My energy slips as the cold rises into my heart. I’m sinking to the earth; the sky darkens and my vision becomes smoky. Crackling bits of light explode in my eyes. I hit the rocky ground, rolling on my back with eyes open, but I can’t see the sky —just darkness around a point of flickering light like a fire on a receding shore. Rapid electrifying shocks start at my hands and feet and move up my limbs, growing stronger and moving into my chest. Untethered, I seem to float away. I shut my sightless eyes, riding waves of breath. My wife’s face appears, then my daughter’s. They calm me; I think that I am entering the passage to death and prepare to say goodbye. But it doesn’t feel right. I see so much of our life that I’m leaving incomplete. Panic and regret shatter the calm and send a stinging drop of adrenaline into my heart, radiating life outward against the shock waves. I chant and breathe to keep the jolting waves from advancing deeper into my body. Breath drives my desire to live.

The shock waves gradually recede to my hands and feet. I lift my knees to my chest.
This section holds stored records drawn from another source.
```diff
+        const bool pred = good && i < n_keys && key[i] != T2L_NEG_INF && key[i] >= thr;
+        const unsigned long long m = __ballot(pred);
+        if (pred) list[base + __popcll(m & lt_mask)] = krow(key[i], lane);
+        base += __popcll(m);
+      }
+      for (unsigned long long m = d_mask; m != 0ull; m &= m - 1ull) {
+        const int b = __ffsll((long long)m) - 1;
+        const int kb = __shfl(__float_as_int(key[kMergedLL - 2]), b);
+        if (lane < kTileSelGroup) list[base + lane] = krow(__int_as_float((kb & ~((kTileSelGroup - 1) << 2)) | (lane << 2)), b);
+        base += kTileSelGroup;
+      }
+      if (lane < 4) list[base + lane] = INT_MAX;
+      if (lane == 0) *n_list = base;
+    }
+    __syncthreads();
+    bad_left = bad_mask;
+    n_groups = (*n_list + 3) >> 2;
+  }
+  double my_s = -__builtin_inf();
+  int my_r = INT_MAX;
+  const int n_tiles = (n_rows + kTileRows - 1) / kTileRows;
+  int b = -1;
+#pragma unroll 1
+  for (;;) {
+    wg_score_groups<NW>(tid, a.db, qf, n_groups, [&](int g) {
+      const int idx = 4 * g + grp;
+      if constexpr (MG) {
+        if (b >= 0) return krow(__int_as_float(idx), b);
+        if (partial) return list[idx];
+      }
+      return idx < n_rows ? idx : INT_MAX;
+    }, my_s, my_r);
+    if (bad_left == 0ull) break;
+    b = __ffsll((long long)bad_left) - 1;
+    bad_left &= bad_left - 1ull;
+    n_groups = (b < parts && b < n_tiles) ? 16 * ((n_tiles - b + 2 * parts - 1) / (2 * parts)) : 0;
+  }
+  wg_merge_top<NW>(tid, my_s, my_r, a.K, a.row_offset, a.out_idx + (size_t)fq * a.K, a.out_score ? a.out_score + (size_t)fq * a.K : nullptr, sh);
+}
 
 __device__ __forceinline__ void publish_report(int32_t* fb_count, int32_t* host_stat, int seq) {
   if (host_stat && seq > 0) {
@@ -796,7 +895,7 @@
 #endif
 
 template <int LL, int L, bool MG = false, int FORM = 0>
-__device__ __forceinline__ void rerank_query(const RerankArgs& a, const int qid, const int lane, int* my_wg_flag, int* wr_buf) {
+__device__ __forceinline__ void rerank_query(const RerankArgs& a, const int qid, const int lane, WgHandoff* my_wg, int* wr_buf) {
   static_assert(!MG || LL == kMergedLL, "merged records are 8 floats");
   static_assert(FORM == 0 || (MG && L == 16), "the row-local form is written for merged records, 16 candidates");
   constexpr bool RLM = FORM == 1 || FORM == 2;
@@ -809,8 +908,7 @@
   const int strided_rows = half_mode ? a.n_rows : 0;
   auto krow = [&](float key, int part) {
     if constexpr (MG) {
-      const int b = __float_as_int(key), src = b & 3;
-      return key_row(__int_as_float(b >> 2), 2 * (part + (src >> 1) * parts) + (src & 1), 2 * parts, code_bits, strided_rows);
+      return record_key_row(key, part, parts, code_bits, strided_rows);
     } else {
       return key_row(key, part, parts >> 1, code_bits, strided_rows);
     }
@@ -1306,6 +1404,11 @@
         }
         if (lane == 0) atomicAdd(&fb_count[kCntWideRepair], 1);
         settled = true;
+      } else if (MG && a.wg_partial && !defer && lane == 0) {
+        my_wg->thr = thr;
+        my_wg->bad_mask = bad_mask;
+        my_wg->d_mask = d_mask;
+        my_wg->partial = 1;
       }
     }
   }
@@ -1315,7 +1418,7 @@
     if (!certified || !representable) atomicAdd(&fb_count[kCntRescored], 1);
     if (flag) {
       atomicAdd(&fb_count[kCntUnsettled], 1);
-      if (!defer) *my_wg_flag = flag;
+      if (!defer) my_wg->flag = flag;
       else if (flag == 2) flags[4 * Q + atomicAdd(&fb_count[kCntExactUncert], 1)] = qid;
       else flags[3 * Q + atomicAdd(&fb_count[kCntDeferred], 1)] = qid;
     }
@@ -1332,15 +1435,16 @@
                                                      int32_t* __restrict__ out_idx, double* __restrict__ out_score,
                                                      int32_t* __restrict__ flags, int32_t* __restrict__ fb_count,
                                                      float eps_rel_probe, float pinf, int n_rows, int defer, int stat_mode,
-                                                     int32_t* __restrict__ host_stat, int seq, int wide_cap, int rec6, int slot_bits) {
+                                                     int32_t* __restrict__ host_stat, int seq, int wide_cap, int rec6, int slot_bits, int wg_partial) {
   __shared__ WgExactShared exact_sh;
-  __shared__ int wg_flag[4];
+  __shared__ WgHandoff wg_ho[4];
+  __shared__ int wg_n_list;
   __shared__ int wide_rows[4][kWideCap];
   const RerankArgs a{db, q, Q, K, parts, code_bits, cand, row_offset, eps_rel, db_norm_max, half_mode, out_idx, out_score, flags, fb_count,
-                     eps_rel_probe, pinf, n_rows, defer, wide_cap, rec6, slot_bits};
+                     eps_rel_probe, pinf, n_rows, defer, wide_cap, rec6, slot_bits, wg_partial};
   const int lane = threadIdx.x & 63;
   const int qid = blockIdx.x * 4 + (threadIdx.x >> 6);
-  if (threadIdx.x < 4) wg_flag[threadIdx.x] = 0;
+  if (threadIdx.x < 4) wg_ho[threadIdx.x].flag = wg_ho[threadIdx.x].partial = 0;
   if (blockIdx.x == 0 && threadIdx.x == 0) {
     publish_report(fb_count, host_stat, seq);
     fb_count[kCntQ] = Q;
@@ -1356,16 +1460,21 @@
             ((long long)(unsigned)__builtin_amdgcn_s_getreg((31 << 11) | 20) << 32);
   }
 #endif
-  if (qid < Q) rerank_query<LL, L, MG, FORM>(a, qid, lane, &wg_flag[threadIdx.x >> 6], wide_rows[threadIdx.x >> 6]);
+  const int wv = __builtin_amdgcn_readfirstlane(threadIdx.x >> 6);
+  if (qid < Q) rerank_query<LL, L, MG, FORM>(a, qid, lane, &wg_ho[wv], wide_rows[wv]);
   T2L_RR_STAMP(6, lane);
   __syncthreads();
 #pragma unroll 1
   for (int w = 0; w < 4; ++w) {
-    if (!wg_flag[w]) continue;
+    const int flag = wg_ho[w].flag;
+    if (!flag) continue;
     const int fq = blockIdx.x * 4 + w;
-    if (threadIdx.x == 0) atomicAdd(&fb_count[kCntExactScan], 1);
-    wg_exact_scan(db, n_rows, q + (size_t)fq * kD, K, row_offset, out_idx + (size_t)fq * K,
-                  out_score ? out_score + (size_t)fq * K : nullptr, exact_sh);
+    const bool partial = MG && flag == 1 && wg_ho[w].partial;
+    if (threadIdx.x == 0) {
+      atomicAdd(&fb_count[kCntExactScan], 1);
+      if (partial) atomicAdd(&fb_count[kCntWgPartial], 1);
+    }
+    wg_exact_rank<MG>(a, fq, partial, wg_ho[w], wide_rows[0], &wg_n_list, exact_sh);
   }
 }
 
@@ -1529,7 +1638,7 @@
   auto rerank = [&](auto kern) {
     launch_timed(ctx, "search_rerank", p.time_rerank, kern, dim3((Q + 3) / 4), dim3(256), 0, s, db, q, Q, K, p.rerank_parts, p.code_bits,
                  ctx->cand_score, row_offset, p.eps_rel, ctx->db_norm_max, p.half_mode, out_idx, out_score, ctx->flags, ctx->fb_count,
-                 p.eps_probe, __builtin_inff(), n_rows, p.defer, p.stat_mode, ctx->host_stat_dev, seq, p.wide_cap, p.rec6, p.rerank_slot_bits);
+                 p.eps_probe, __builtin_inff(), n_rows, p.defer, p.stat_mode, ctx->host_stat_dev, seq, p.wide_cap, p.rec6, p.rerank_slot_bits, p.wg_partial);
   };
   switch (p.rerank) {
     case RerankKernel::kLists5: rerank(&rerank_kernel<5, 16>); break;
diff --git a/text2loc_amd/csrc/search_plan.h b/text2loc_amd/csrc/search_plan.h
--- a/text2loc_amd/csrc/search_plan.h
+++ b/text2loc_amd/csrc/search_plan.h
@@ -29,6 +29,7 @@
   int xcd_qgroups = 4;
   int profile_rerank = 1;
   int rerank_form = 1;
+  int wg_partial = 1;
 };
 
 enum ReportField {
@@ -135,7 +136,7 @@
   float eps_rel, eps_probe;
   int half_mode, stat_mode, defer;
   RerankKernel rerank;
-  int rerank_parts, rec6, rerank_slot_bits, wide_cap;
+  int rerank_parts, rec6, rerank_slot_bits, wide_cap, wg_partial;
   bool time_rerank;
   int rerank_form;
 };
@@ -186,6 +187,7 @@
   p.stat_mode = probing ? 2 : (p.half_mode ? 1 : 0);
   p.defer = heavy ? 1 : 0;
   p.wide_cap = imin(k.wide_repair, kWideCap);
+  p.wg_partial = k.wg_partial ? 1 : 0;
   p.time_rerank = k.profile_rerank != 0;
   p.xq = 1;
   if (pair) {
diff --git a/text2loc_amd/csrc/t2l_internal.h b/text2loc_amd/csrc/t2l_internal.h
--- a/text2loc_amd/csrc/t2l_internal.h
+++ b/text2loc_amd/csrc/t2l_internal.h
@@ -34,6 +34,7 @@
   kCntWideRepair = 5,
   kCntExactUncert = 6,
   kCntExactServed = 7,
+  kCntWgPartial = 8,
   kCntQ = 9,
   kCntStatMode = 10,
   kCntDeferredSegs = 12,
diff --git a/text2loc_amd/engine.py b/text2loc_amd/engine.py
--- a/text2loc_amd/engine.py
+++ b/text2loc_amd/engine.py
@@ -92,6 +92,7 @@
     "t2l_search_fallbacks": (C.c_int, [C.c_void_p, C.POINTER(C.c_int32)]),
     "t2l_search_rescored": (C.c_int, [C.c_void_p, C.POINTER(C.c_int32)]),
     "t2l_search_counters": (C.c_int, [C.c_void_p, C.POINTER(C.c_int32)]),
+    "t2l_search_partial_rescores": (C.c_int, [C.c_void_p, C.POINTER(C.c_int32)]),
     "t2l_contrastive_loss": (C.c_int, [C.c_void_p, C.c_void_p, C.c_void_p, C.c_int32, C.c_float, C.c_void_p,
                                        C.c_void_p, C.c_void_p, C.c_void_p]),
     "t2l_text_head_load_weights": (C.c_int, [C.c_void_p, C.POINTER(_WeightDesc), C.c_int32, C.c_char_p]),
@@ -710,7 +711,11 @@
         self._check(self.lib.t2l_search_counters(self._h, c))
         names = ("valu_exact_scans", "rescored", "to_fallback_kernel", "probe", "deferred_to_mfma_exact", "wide_repairs",
                  "mfma_exact_uncertified", "mfma_exact_served")
-        return {n: int(c[i]) for i, n in enumerate(names)}
+        out = {n: int(c[i]) for i, n in enumerate(names)}
+        p = C.c_int32(0)
+        self._check(self.lib.t2l_search_partial_rescores(self._h, C.byref(p)))
+        out["wg_partial_rescores"] = int(p.value)
+        return out
 
     def search_rescored(self) -> int:
         c = C.c_int32(0)
```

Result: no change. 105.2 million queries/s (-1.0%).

The faint beat of my heart returns and slowly builds. The tremors stop and my vision rises with hallucinogenic brightness: a sparkling crystal clarity of mountain, cloud, and sky dancing in a rainbow hue.

I see Nidrup running up the trail. “Are you all right?” he asks.

“I think I almost died.”

“Did you drink the naga’s water?”


“It struck your heart. You need butter tea and soup. Can you walk?”